Si tratta di un'argomentazione che era stata già usata dai giudici della decima sezione del Tribunale di Milano che, venerdì scorso, avevano disposto la trasmissione degli atti alla Consulta nell'ambito del processo per la vicenda Mills. Anche in quel caso il processo vede imputato Silvio Berlusconi, stavolta per corruzione in atti giudiziari. Per quanto riguarda il dibattimento sui diritti Tv , però, i giudici hanno ravvisato una presunta violazione della norma costituzionale sulla revisione della Carta e non anche, come nel processo Mills, per l'articolo 3, quello relativo all’uguaglianza di tutti i cittadini di fronte alla legge.
"I giudici non vogliono applicare la legge". Questo il commento di Niccolò Ghedini uno dei difensori di Silvio Berlusconi sulla decisione dei giudici del processo Mediaste. “Fare il presidente del Consiglio è un mestiere che occupa tempo, ma il nostro obiettivo è quello di essere assolti con formula piena, partecipando alle udienze per cui non possibile presenziare ai processi governando il paese”, ha aggiunto Ghedini.

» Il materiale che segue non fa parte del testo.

namespace emdee {

enum BrickMode { BRICK_FORCE = 1, BRICK_STATS = 2, BRICK_STEP = 3 };

#define EMDEE_PLAIN_LOOP _Pragma("clang loop unroll(disable) vectorize(disable) interleave(disable)")

constexpr int EPL = 8;
constexpr int brick_prefetch_blocks(int G, int THREADS) { return (EPL * G) >= 128 ? 1 : ((G == 4 && THREADS >= 1024) ? 5 : 2); }
constexpr int brick_min_stride(int G, int THREADS) { return (brick_prefetch_blocks(G, THREADS) + 1) * EPL * G; }

template <int BX_, int BY_, int BZ_>
struct BrickShape {
    static constexpr int BX = BX_, BY = BY_, BZ = BZ_;
    static constexpr int TX = BX + 2, TY = BY + 2, TZ = BZ + 2;
    static constexpr int NTC = TX * TY * TZ;
    static constexpr int NOC = BX * BY * BZ;
};

struct BrickGrid {
    int nb[3];
    int nbricks;
    int per_xcd;
    int ib_lo[3], ib_n[3];
    int ib_count, ib_per_xcd;
    int bb_z, bb_y, bb_count, bb_per_xcd;
};

__host__ __device__ __forceinline__ int outside_interval(int k, int lo, int n) { return k < lo ? k : k + n; }

template <typename real>
__device__ __forceinline__ void tile_load(const Rec<real> *tile, const float *tile_te, int s, real &x, real &y, real &z,
                                          real &hs, real &te);
template <>
__device__ __forceinline__ void tile_load<double>(const Rec<double> *tile, const float *, int s, double &x, double &y,
                                                  double &z, double &hs, double &te) {
    Rec<double> r = tile[s];
    x = r.x; y = r.y; z = r.z; hs = (double)r.hs; te = (double)r.te;
}
template <>
__device__ __forceinline__ void tile_load<float>(const Rec<float> *tile, const float *tile_te, int s, float &x, float &y,
                                                 float &z, float &hs, float &te) {
    Rec<float> r = tile[s];
// ... 306 lines not shown

template <typename real, class Shape, int THREADS>
__global__ __launch_bounds__(THREADS) void k_brick_tables(BrickArgs<real> a) {
    extern __shared__ __attribute__((aligned(16))) unsigned char s_dyn[];
    BrickTables<Shape, THREADS> T;
    T.carve(s_dyn);
    const int lb = (blockIdx.x % NXCD) * a.bg.per_xcd + blockIdx.x / NXCD;
    if (lb >= a.bg.nbricks) return;
    int bxi = 0, byi = 0, bzi = 0, tile_n = 0, n_own = 0;
    brick_setup<real, Shape, THREADS, true>(a, T, bxi, byi, bzi, tile_n, n_own);
    constexpr int ROW = BrickTables<Shape, THREADS>::row_ints(), IMG = BrickTables<Shape, THREADS>::image_ints();
    int *row = a.btab + (size_t)(bxi + a.bg.nb[0] * (byi + a.bg.nb[1] * bzi)) * ROW;
    for (int i = threadIdx.x; i < IMG; i += THREADS) row[i] = T.off[i];
    if (threadIdx.x == 0) { row[IMG] = tile_n; row[IMG + 1] = n_own; }
    if (a.stats != nullptr) {
        int span3 = 0;
        if (threadIdx.x < Shape::NTC && threadIdx.x % Shape::TX + 3 <= Shape::TX) span3 = T.off[threadIdx.x + 3] - T.off[threadIdx.x];
#pragma unroll
        for (int off = 1; off < WAVE; off <<= 1) span3 = max(span3, __shfl_xor(span3, off));
        int *maxima = reinterpret_cast<int *>(a.stats);
        if ((threadIdx.x & (WAVE - 1)) == 0 && span3 > __hip_atomic_load(&maxima[2], __ATOMIC_RELAXED, __HIP_MEMORY_SCOPE_AGENT)) atomicMax(&maxima[2], span3);
        if (threadIdx.x == 0) {
            if (tile_n - 1 > __hip_atomic_load(&maxima[0], __ATOMIC_RELAXED, __HIP_MEMORY_SCOPE_AGENT)) atomicMax(&maxima[0], tile_n - 1);
            if (n_own > __hip_atomic_load(&maxima[1], __ATOMIC_RELAXED, __HIP_MEMORY_SCOPE_AGENT)) atomicMax(&maxima[1], n_own);
        }
    }
}

constexpr int OWN_REGS = 2;

constexpr int BUILD2_FIELD = 16;

template <typename real, class Shape, int THREADS, int G, int ALG = 1, int GL = G>
__global__ __launch_bounds__(THREADS, (THREADS <= 768 ? 6 : 4)) void k_brick_build(BrickArgs<real> a) {
    constexpr int BX = Shape::BX, BY = Shape::BY, TX = Shape::TX, TY = Shape::TY;
    constexpr int NGROUPS = (THREADS / WAVE) * (WAVE / G);
    extern __shared__ __attribute__((aligned(16))) unsigned char s_dyn[];
    float4 *tile = reinterpret_cast<float4 *>(s_dyn);
    BrickTables<Shape, THREADS> T;
    T.carve(s_dyn + (size_t)a.tile_cap * 16);
    int bxi, byi, bzi, tile_n, n_own;
    if (!brick_setup<real, Shape, THREADS>(a, T, bxi, byi, bzi, tile_n, n_own)) return;
    const int tid = threadIdx.x, lane = tid & (WAVE - 1);
    constexpr bool SUBOK = ALG == 3 || ALG == 5 || ALG == 13 || ALG == 15;
    const int NSUB = (SUBOK && a.nsub == 4 && a.bsub != nullptr) ? 4 : 1;
    unsigned *rtab = reinterpret_cast<unsigned *>(s_dyn + (size_t)a.tile_cap * 16 + BrickTables<Shape, THREADS>::bytes(a.own_cap) +
                                                  (size_t)NGROUPS * a.stride * 2);
    int *s_sub = reinterpret_cast<int *>(s_dyn + (size_t)a.tile_cap * 16 + BrickTables<Shape, THREADS>::bytes(a.own_cap));
    auto rt_get = [](const unsigned *rt, int r) { const unsigned v = rt[r]; return make_int2((int)(v & 0xffffu), (int)(v >> 16)); };
    if (NSUB > 1) {
        const int *bs = a.bsub + (size_t)(bxi + a.bg.nb[0] * (byi + a.bg.nb[1] * bzi)) * Shape::NTC;
        for (int i = tid; i < Shape::NTC; i += THREADS) s_sub[i] = bs[i];
        __syncthreads();
    }
    auto own_sub = [&](int oc, int ti) {
        if (NSUB == 1) return 0;
        const int tc = (oc % BX + 1) + TX * (((oc / BX) % BY + 1) + TY * (oc / (BX * BY) + 1));
        const int kk = ti - T.off[tc], pk = s_sub[tc];
        return (kk >= (pk & 1023) ? 1 : 0) + (kk >= ((pk >> 10) & 1023) ? 1 : 0) + (kk >= ((pk >> 20) & 1023) ? 1 : 0);
    };

    real org[3] = {0, 0, 0};
    if (sizeof(real) == 8) {
        org[0] = a.g.lo[0] + (real)(bxi * BX) * (a.g.len[0] / (real)a.g.M[0]);
        org[1] = a.g.lo[1] + (real)(byi * BY) * (a.g.len[1] / (real)a.g.M[1]);
        org[2] = a.g.lo[2] + (real)(bzi * Shape::BZ) * (a.g.len[2] / (real)a.g.M[2]);
    }
// ... 65 lines not shown
    unsigned short *rowbuf = reinterpret_cast<unsigned short *>(s_dyn + (size_t)a.tile_cap * 16 +
                                                                BrickTables<Shape, THREADS>::bytes(a.own_cap)) +
                             (size_t)gid * a.stride;
    static_assert(G <= 32, "build kernel: groups of at most 32 lanes");
    const unsigned gshift = (unsigned)(lane & 31 & ~(G - 1));
    const unsigned gmask = G == 32 ? 0xffffffffu : ((1u << G) - 1u);
    const unsigned ltmask = (1u << gl) - 1u;
    const bool upper = lane >= 32;
    const unsigned ustride = (unsigned)a.stride;
    const uint4 fill = make_uint4(0, 0, 0, 0);
    auto in_range_q = [&](const float4 &qi, const float4 &qj, int p, int c, int tcr) -> bool {
        const float dx = qi.x - qj.x, dy2 = qi.y - qj.y, dz2 = qi.z - qj.z;
        const float d2 = dx * dx + dy2 * dy2 + dz2 * dz2;
        bool pass = d2 < lo2;
        if (sizeof(real) == 8 && __builtin_expect(!pass && d2 <= hi2, 0)) {
            const int tc = tcr + (c >= T.off[tcr + 1] ? 1 : 0) + (c >= T.off[tcr + 2] ? 1 : 0);
            const int sh = T.shift[tc];
            const Rec<real> ri = a.rec[p], rj = a.rec[__float_as_int(qj.w)];
            const real ex = ri.x - (rj.x + (real)((sh & 3) - 1) * a.g.len[0]);
            const real ey = ri.y - (rj.y + (real)(((sh >> 2) & 3) - 1) * a.g.len[1]);
            const real ez = ri.z - (rj.z + (real)(((sh >> 4) & 3) - 1) * a.g.len[2]);
            pass = ex * ex + ey * ey + ez * ez < a.rlist2;
        }
        return pass;
    };
    auto in_range = [&](const float4 &qi, int p, int c, int tcr) -> bool { return in_range_q(qi, tile[c], p, c, tcr); };
    if constexpr (ALG % 10 == 3 || ALG % 10 == 5) {
        static_assert(G == 4 || G == 8 || G == 16, "two-phase build: 4, 8 or 16 lanes per atom");
        constexpr int FIELD = ALG % 10 == 3 ? BUILD2_FIELD : 32, PER = 32 / FIELD;
        constexpr int NROWS = 9, NWORDS = (NROWS + PER - 1) / PER;
        constexpr bool BAND = sizeof(real) == 8;
        constexpr int UNR = 2;
        float nrl2 = -rl2, nmargin_v = BAND ? -a.margin : 0.f, margin_v = a.margin;
        asm volatile("" : "+v"(nrl2), "+v"(nmargin_v), "+v"(margin_v));
        constexpr bool STRIDED = ALG >= 10;
        constexpr bool OPP = PER == 2;
        auto row_word = [](int r) constexpr { return OPP ? (r <= 4 ? r : 8 - r) : r / PER; };
        auto row_half = [](int r) constexpr { return OPP ? (r > 4 ? 1 : 0) : r % PER; };
        constexpr int LOG2G = G == 4 ? 2 : (G == 8 ? 3 : 4), KSTEP = STRIDED ? G : 1;
        const int wave_first = __builtin_amdgcn_readfirstlane((tid / WAVE) * (WAVE / G));
        for (int ob = 0; ob < n_own; ob += NGROUPS) {
            if (ob + wave_first >= n_own) break;
            const int o = ob + gid;
            const bool have = o < n_own;
            const int2 info = have ? T.oinfo[o] : make_int2(0, 0);
            const int ti = info.y & 0xffff, p = info.x, oc = info.y >> 20;
            const bool act = have && ((info.y >> 16) & 1) != 0;
            const float4 qi = tile[ti];
            unsigned short *row = a.nbr + (size_t)p * a.stride;
            for (int c = gl * EPL; c < a.stride; c += G * EPL) *reinterpret_cast<uint4 *>(rowbuf + c) = fill;
            unsigned word[NWORDS];
            int cbase[NROWS];
            const unsigned *rt = rtab + (act ? oc * NSUB + ((info.y >> 17) & 3) : Shape::NOC * NSUB) * 9;
            int2 rv_next = rt_get(rt, 0);
            int trips_of[NROWS];
            auto chunk_of = [&](int r) { return (int)((unsigned)(rt_get(rt, r).y + G - 1) / (unsigned)G); };
            int cv = chunk_of(min(gl, NROWS - 1));
            int cw = G == 4 ? chunk_of(4 + gl) : 0;
            int c8 = chunk_of(NROWS - 1);
            auto ror4 = [](int v) { return max(v, __builtin_amdgcn_update_dpp(0, v, 0x124 , 0xf, 0xf, true)); };
            auto ror8 = [](int v) { return max(v, __builtin_amdgcn_update_dpp(0, v, 0x128 , 0xf, 0xf, true)); };
            if constexpr (G == 4) { cv = ror4(cv); cw = ror4(cw); c8 = ror4(c8); }
            if constexpr (G <= 8) {
                cv = ror8(cv); c8 = ror8(c8);
                if constexpr (G == 4) cw = ror8(cw);
            }
            auto rows_max = [](int v) {
// ... 92 lines not shown
                    if constexpr (STRIDED) {
                        const int d = ti - c0;
                        if ((d & (G - 1)) == gl) bits &= ~(1u << (d >> LOG2G));
                    } else {
                        const int ks = ti - cb;
                        if (ks >= 0 && ks < lim) bits &= ~(1u << ks);
                    }
                }
                if (row_half(r)) word[row_word(r)] |= bits << (row_half(r) * FIELD);
                else word[row_word(r)] = bits;
            }
            int mine = 0;
#pragma unroll
            for (int w = 0; w < NWORDS; w++) mine += __popc(word[w]);
            int incl = mine;
            {
                int t = __builtin_amdgcn_update_dpp(0, incl, DPP_ROW_SHR1, 0xf, 0xf, true);
                incl += gl >= 1 ? t : 0;
                t = __builtin_amdgcn_update_dpp(0, incl, DPP_ROW_SHR2, 0xf, 0xf, true);
                incl += gl >= 2 ? t : 0;
                if (G >= 8) {
                    t = __builtin_amdgcn_update_dpp(0, incl, DPP_ROW_SHR4, 0xf, 0xf, true);
                    incl += gl >= 4 ? t : 0;
                }
                if (G == 16) {
                    t = __builtin_amdgcn_update_dpp(0, incl, DPP_ROW_SHR8, 0xf, 0xf, true);
                    incl += gl >= 8 ? t : 0;
                }
            }
            unsigned short *ep = rowbuf + (unsigned)(incl - mine), *const ep_last = rowbuf + (ustride - 1u);
#pragma unroll
            for (int w = 0; w < NWORDS; w++) {
                unsigned W = word[w];
                int cA = cbase[OPP ? w : PER * w] << a.idx_shift,
                    cB = (OPP ? (w < 4 ? cbase[8 - w] : 0) : ((PER == 2 && 2 * w + 1 < NROWS) ? cbase[2 * w + 1] : 0)) << a.idx_shift;
                asm volatile("" : "+v"(cA), "+v"(cB));
                const int kshift = a.idx_shift + (STRIDED ? LOG2G : 0);
                while (W) {
                    const int k = __ffs((int)W) - 1;
                    W &= W - 1;
                    asm volatile("" : "+v"(W));
                    *(ep < ep_last ? ep : ep_last) = (unsigned short)((k << kshift) + ((PER == 2 && k >= FIELD) ? cB : cA));
                    ep++;
                }
            }
            if (have && EMDEE_BOUND(BS_BUILD_ROW, p, a.n)) {
                constexpr int BLKL = EPL * GL;
                EMDEE_PLAIN_LOOP
                for (int c = gl * EPL; c < a.stride; c += G * EPL) {
                    const unsigned short *src = rowbuf + (c / BLKL) * BLKL + (c % BLKL) / EPL;
                    uint4 q;
                    q.x = (unsigned)src[0 * GL] | ((unsigned)src[1 * GL] << 16);
                    q.y = (unsigned)src[2 * GL] | ((unsigned)src[3 * GL] << 16);
                    q.z = (unsigned)src[4 * GL] | ((unsigned)src[5 * GL] << 16);
                    q.w = (unsigned)src[6 * GL] | ((unsigned)src[7 * GL] << 16);
                    *reinterpret_cast<uint4 *>(row + c) = q;
                }
                if (gl == G - 1) {
                    a.cnt[p] = act ? (int)min((unsigned)incl, ustride) : 0;
                    if ((unsigned)incl > ustride) atomicMax(&a.flags[0], incl);
                }
            }
        }
        return;
    }
    for (int ob = 0; ob < n_own; ob += NGROUPS) {
        const int o = ob + gid;
        const bool have = o < n_own;
// ... 10 lines not shown
#pragma unroll 1
            for (int dy = -1; dy <= 1; dy++) {
                const int tcr = ox + TX * ((oy + 1 + dy) + TY * (oz + 1 + dz));
                const int c0 = T.off[tcr];
                const int span = act ? T.off[tcr + 3] - c0 : 0;
                const int wspan = wave_group_max<G>(span);
                for (int cb = 0; cb < wspan; cb += G) {
                    const int c = c0 + cb + gl;
                    bool pass = false;
                    if (cb + gl < span && c != ti) pass = in_range(qi, p, c, tcr);
                    const unsigned long long mask = __ballot(pass);
                    const unsigned half = upper ? (unsigned)(mask >> 32) : (unsigned)mask;
                    const unsigned bits = (half >> gshift) & gmask;
                    if (pass) {
                        const unsigned e = count + __popc(bits & ltmask);
                        if (e < ustride && EMDEE_BOUND(BS_BUILD_ROWBUF, row_position<GL>(e), ustride)) rowbuf[row_position<GL>(e)] = (unsigned short)(c << a.idx_shift);
                    }
                    count += __popc(bits);
                }
            }
        }
        if (have && EMDEE_BOUND(BS_BUILD_ROW, p, a.n)) {
            for (int c = gl * EPL; c < a.stride; c += G * EPL)
                *reinterpret_cast<uint4 *>(row + c) = *reinterpret_cast<const uint4 *>(rowbuf + c);
            if (gl == 0) {
                a.cnt[p] = act ? (int)min(count, ustride) : 0;
                if (count > ustride) atomicMax(&a.flags[0], (int)count);
            }
        }
    }
}
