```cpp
__global__ __launch_bounds__(kKnnThreads) void k_knn2_mfma_pairs(MatchArgs m) {
    __shared__ __attribute__((aligned(16))) uint8_t lds[kKnnLdsBytes];
    const int pair = m.pair0 + blockIdx.y;
    const int qimg = 2 * pair, timg = 2 * pair + 1;
    const int qn = m.out_n[qimg], tn = m.out_n[timg];
    const int q0 = m.stereo_only ? m.out_mono[qimg] : 0;
    const int tq0 = m.stereo_only ? m.out_mono[timg] : 0;
    const int nq = qn > q0 ? qn - q0 : 0, nt = tn > tq0 ? tn - tq0 : 0;
    if (blockIdx.x == 0 && threadIdx.x == 0) m.nq[pair] = nq;
    if ((int)blockIdx.x * kKnnQ >= nq) return;
    const uint8_t* q = m.desc + ((long long)qimg * m.out_cap + q0) * 32;
    const uint8_t* t = m.desc + ((long long)timg * m.out_cap + tq0) * 32;
    const long long o = (long long)pair * m.out_cap;
    const int npt = (((nt + 31) >> 5) + 1) >> 1, S = gridDim.z, sp = blockIdx.z;
    const int ts = 2 * (npt * sp / S), te = min((nt + 31) >> 5, 2 * (npt * (sp + 1) / S));
    uint2* part = m.part ? m.part + ((long long)(blockIdx.y * S + sp)) * m.out_cap : nullptr;
    knn2_fp4_block(q, nq, t, nt, blockIdx.x, ts, te, m.idx1 + o, m.dist1 + o, m.idx2 + o, m.dist2 + o, part, lds);
    if (!part || !m.cnt || S == 1) return;
    asm volatile("s_waitcnt vmcnt(0)" ::: "memory");
    __syncthreads();
    int* s_last = reinterpret_cast<int*>(lds);
    if (threadIdx.x == 0) {
        uint32_t* c = m.cnt + blockIdx.y * gridDim.x + blockIdx.x;
        __builtin_amdgcn_fence(__ATOMIC_RELEASE, "agent");
        asm volatile("s_waitcnt vmcnt(0)" ::: "memory");
        const bool last = __hip_atomic_fetch_add(c, 1u, __ATOMIC_RELAXED, __HIP_MEMORY_SCOPE_AGENT) == (uint32_t)(S - 1);
        if (last) {
            __hip_atomic_store(c, 0u, __ATOMIC_RELAXED, __HIP_MEMORY_SCOPE_AGENT);
            __builtin_amdgcn_fence(__ATOMIC_ACQUIRE, "agent");
            asm volatile("s_waitcnt vmcnt(0)" ::: "memory");
        }
        *s_last = last ? 1 : 0;
    }
    __syncthreads();
    if (!*s_last) return;
    const long long pb = (long long)blockIdx.y * S * m.out_cap;
    for (int i = threadIdx.x; i < kKnnQ; i += kKnnThreads) {
        const int qi = blockIdx.x * kKnnQ + i;
        if (qi >= nq) break;
        uint32_t g1 = 0xFFFFFFFFu, g2 = 0xFFFFFFFFu;
        for (int k = 0; k < S; ++k) {
            const uint2 kk = m.part[pb + (long long)k * m.out_cap + qi];
            g2 = med3_u32(g1, g2, kk.x);
            g1 = min(g1, kk.x);
            g2 = med3_u32(g1, g2, kk.y);
            g1 = min(g1, kk.y);
        }
        knn2_store(g1, g2, qi, m.idx1 + o, m.dist1 + o, m.idx2 + o, m.dist2 + o);
    }
}

__global__ __launch_bounds__(256) void k_knn2_merge(MatchArgs m, int nsplit) {
    const int pair = m.pair0 + blockIdx.y;
    const int qimg = 2 * pair, timg = 2 * pair + 1;
    const int qn = m.out_n[qimg], tn = m.out_n[timg];
    const int q0 = m.stereo_only ? m.out_mono[qimg] : 0;
    const int nq = qn > q0 ? qn - q0 : 0;
    (void)tn;
    const int qi = blockIdx.x * 256 + threadIdx.x;
    if (qi >= nq) return;
    uint32_t g1 = 0xFFFFFFFFu, g2 = 0xFFFFFFFFu;
    for (int sp = 0; sp < nsplit; ++sp) {
        const uint2 k = m.part[((long long)(blockIdx.y * nsplit + sp)) * m.out_cap + qi];
        g2 = med3_u32(g1, g2, k.x);
        g1 = min(g1, k.x);
        g2 = med3_u32(g1, g2, k.y);
        g1 = min(g1, k.y);
    }
    const long long o = (long long)pair * m.out_cap;
    knn2_store(g1, g2, qi, m.idx1 + o, m.dist1 + o, m.idx2 + o, m.dist2 + o);
}

__global__ __launch_bounds__(kKnnThreads) void k_knn2_mfma_plain(const uint8_t* q, int nq, const uint8_t* t, int nt,
                                                         int32_t* i1, int32_t* d1, int32_t* i2, int32_t* d2) {
    __shared__ __attribute__((aligned(16))) uint8_t lds[kKnnLdsBytes];
    knn2_fp4_block(q, nq, t, nt, blockIdx.x, 0, (nt + 31) >> 5, i1, d1, i2, d2, nullptr, lds);
}

hipError_t launch_knn2_pairs(const MatchArgs& m, int npairs, hipStream_t s) {
    const int S = m.part ? std::max(1, std::min(kKnnMaxSplit, kKnnSplitSlots / std::max(npairs, 1))) : 1;
    const int qblocks = (m.out_cap + kKnnQ - 1) / kKnnQ;
    if (S > 1) {
        if (npairs * S > kKnnSplitSlots || (m.cnt && (long long)npairs * qblocks > m.cnt_slots))
            return hipErrorInvalidValue;
        hipLaunchKernelGGL(k_knn2_mfma_pairs, dim3(qblocks, npairs, S), dim3(kKnnThreads), 0, s, m);
        if (!m.cnt) hipLaunchKernelGGL(k_knn2_merge, dim3((m.out_cap + 255) / 256, npairs), dim3(256), 0, s, m, S);
        return hipGetLastError();
    }
    MatchArgs m1 = m;
    m1.part = nullptr;
    hipLaunchKernelGGL(k_knn2_mfma_pairs, dim3(qblocks, npairs), dim3(kKnnThreads), 0, s, m1);
    return hipGetLastError();
}
hipError_t launch_knn2_plain(const uint8_t* q, int nq, const uint8_t* t, int nt, int32_t* i1,
                             int32_t* d1, int32_t* i2, int32_t* d2, hipStream_t s) {
    if (nq == 0) return hipSuccess;
    hipLaunchKernelGGL(k_knn2_mfma_plain, dim3((nq + kKnnQ - 1) / kKnnQ), dim3(kKnnThreads), 0, s, q, nq, t, nt, i1,
                       d1, i2, d2);
    return hipGetLastError();
}

}
```

Before: 601.5 Mfeatures/s.

## Deepen kNN2 tile prefetch ring, flatten segment loop, remap blocks across XCDs

Replaces the two-deep packed-descriptor prefetch with a configurable register ring (default depth 3) so global loads of train tiles are issued further ahead of the MFMA work. The segment loop is flattened into a single tile loop, with segment-boundary selection and folding done inside each step, and unrolled by a compile-time integer sequence. The match kernel also remaps block IDs through an XCD-aware mapping so neighbouring blocks share L2 on MI355X. The extra ring registers and larger unroll may raise VGPR pressure and reduce occupancy. Loads are now unconditional for all threads, including those that do not expand.

```diff
diff --git a/orbslam3lib_amd/csrc/orb_knn2.hip b/orbslam3lib_amd/csrc/orb_knn2.hip
--- a/orbslam3lib_amd/csrc/orb_knn2.hip
+++ b/orbslam3lib_amd/csrc/orb_knn2.hip
@@ -3,6 +3,7 @@
 
 #include <algorithm>
 #include <type_traits>
+#include <utility>
 
 #include "orb_kernels.h"
 
@@ -51,6 +52,19 @@
     float r;
     asm("v_max3_f32 %0, %1, %2, %3" : "=v"(r) : "v"(a), "v"(b), "v"(c));
     return r;
+}
+#ifndef KNN_RING
+#define KNN_RING 3
+#endif
+#ifndef KNN_XCD
+#define KNN_XCD 1
+#endif
+constexpr int kKnnRing = KNN_RING;
+static_assert(kKnnRing >= 2, "the step of tile u expands tile u + 1 and loads tile u + kKnnRing");
+template <bool kAll, class F, int... I>
+__device__ __attribute__((always_inline)) inline void knn_steps(F& f, int ti, std::integer_sequence<int, I...>) {
+    if constexpr (kAll) (f(ti + I, std::integral_constant<int, I>{}), ...);
+    else (void)(f(ti + I, std::integral_constant<int, I>{}) && ...);
 }
 __device__ __attribute__((always_inline)) inline void knn2_fp4_block(
     const uint8_t* q, int nq, const uint8_t* t, int nt, int qb, int ts, int te, int32_t* i1, int32_t* d1,
@@ -68,96 +82,92 @@
         qf[3] = knn4_expand(h ? qc.w : qc.z);
     }
     uint32_t g1 = 0xFFFFFFFFu, g2 = 0xFFFFFFFFu;
-    const int er = tid >> 3, ed = tid & 7;
+    const int er = (tid & 255) >> 3, ed = tid & 7;
     const bool expander = tid < 256;
     auto load_packed = [&](int tile) __attribute__((always_inline)) {
         const int row = min(tile * 32 + er, nt - 1);
-        return expander ? *reinterpret_cast<const uint32_t*>(t + (long long)row * 32 + 4 * ed) : 0u;
-    };
-    auto tile_lds = [&](int u) __attribute__((always_inline)) { return lds + ((u - ts) & 1) * (32 * kKnnPitch4); };
-    auto store_expanded = [&](int u, uint32_t w) __attribute__((always_inline)) {
+        return *reinterpret_cast<const uint32_t*>(t + (long long)row * 32 + 4 * ed);
+    };
+    constexpr int kTileBytes = 32 * kKnnPitch4;
+    auto store_expanded = [&](int buf, uint32_t w) __attribute__((always_inline)) {
         if (expander) {
             const knn_v8i v = knn4_expand(w);
-            *reinterpret_cast<uint4*>(tile_lds(u) + er * kKnnPitch4 + 16 * ed) = make_uint4(v[0], v[1], v[2], v[3]);
-        }
-    };
-    uint32_t pk0 = 0, pk1 = 0;
+            *reinterpret_cast<uint4*>(lds + buf * kTileBytes + er * kKnnPitch4 + 16 * ed) = make_uint4(v[0], v[1], v[2], v[3]);
+        }
+    };
+    constexpr int D = kKnnRing, U = D % 2 ? 2 * D : D;
+    uint32_t ring[D];
     if (te > ts) {
-        store_expanded(ts, load_packed(ts));
-        pk1 = load_packed(ts + 1);
+        store_expanded(0, load_packed(ts));
+#pragma unroll
+        for (int j = 1; j < D; ++j) ring[j] = load_packed(ts + j);
     }
     auto rowc = [](int g) { return (g & 3) + 8 * (g >> 2); };
     knn_v16f C0;
 #pragma unroll
     for (int g = 0; g < 16; ++g) C0[g] = (float)(4095 - 4 * h - rowc(g));
     const float kNone = -1073741824.0f;
-    for (int seg0 = (ts * 32 / kKnnSeg) * kKnnSeg; seg0 < te * 32; seg0 += kKnnSeg) {
-        const int tile0 = max(seg0 >> 5, ts), tile1 = min(te, (seg0 + kKnnSeg) >> 5);
-        float ka1 = kNone, ka2 = kNone, kb1 = kNone, kb2 = kNone;
-        auto select = [&](const knn_v16f& v, bool shift) __attribute__((always_inline)) {
-            if (shift) {
-                ka1 += 32.f;
-                ka2 += 32.f;
-                kb1 += 32.f;
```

Il Senato ha approvato il disegno di legge sul legittimo impedimento il 10 marzo scorso, a colpi di fiducia. La norma permette all'imputatodi giustificare, in alcuni casi, la propria assenza in aula. In caso di assenza ingiustificata, il processo continua e l'imputato è dichiarato in condizione di contumacia. La legge prevede che il presidente del Consiglio dei ministri possa invocare il legittimo impedimento a comparire in un'udienza penale, “qualora imputato, in caso di concomitante esercizio di una o più delle attribuzioni previste per leggi o dai regolamenti e delle relative attività preparatorie e consequenziali, nonché di ogni attività, comunque, coessenziale alle funzioni di governo" (art.1, comma 1).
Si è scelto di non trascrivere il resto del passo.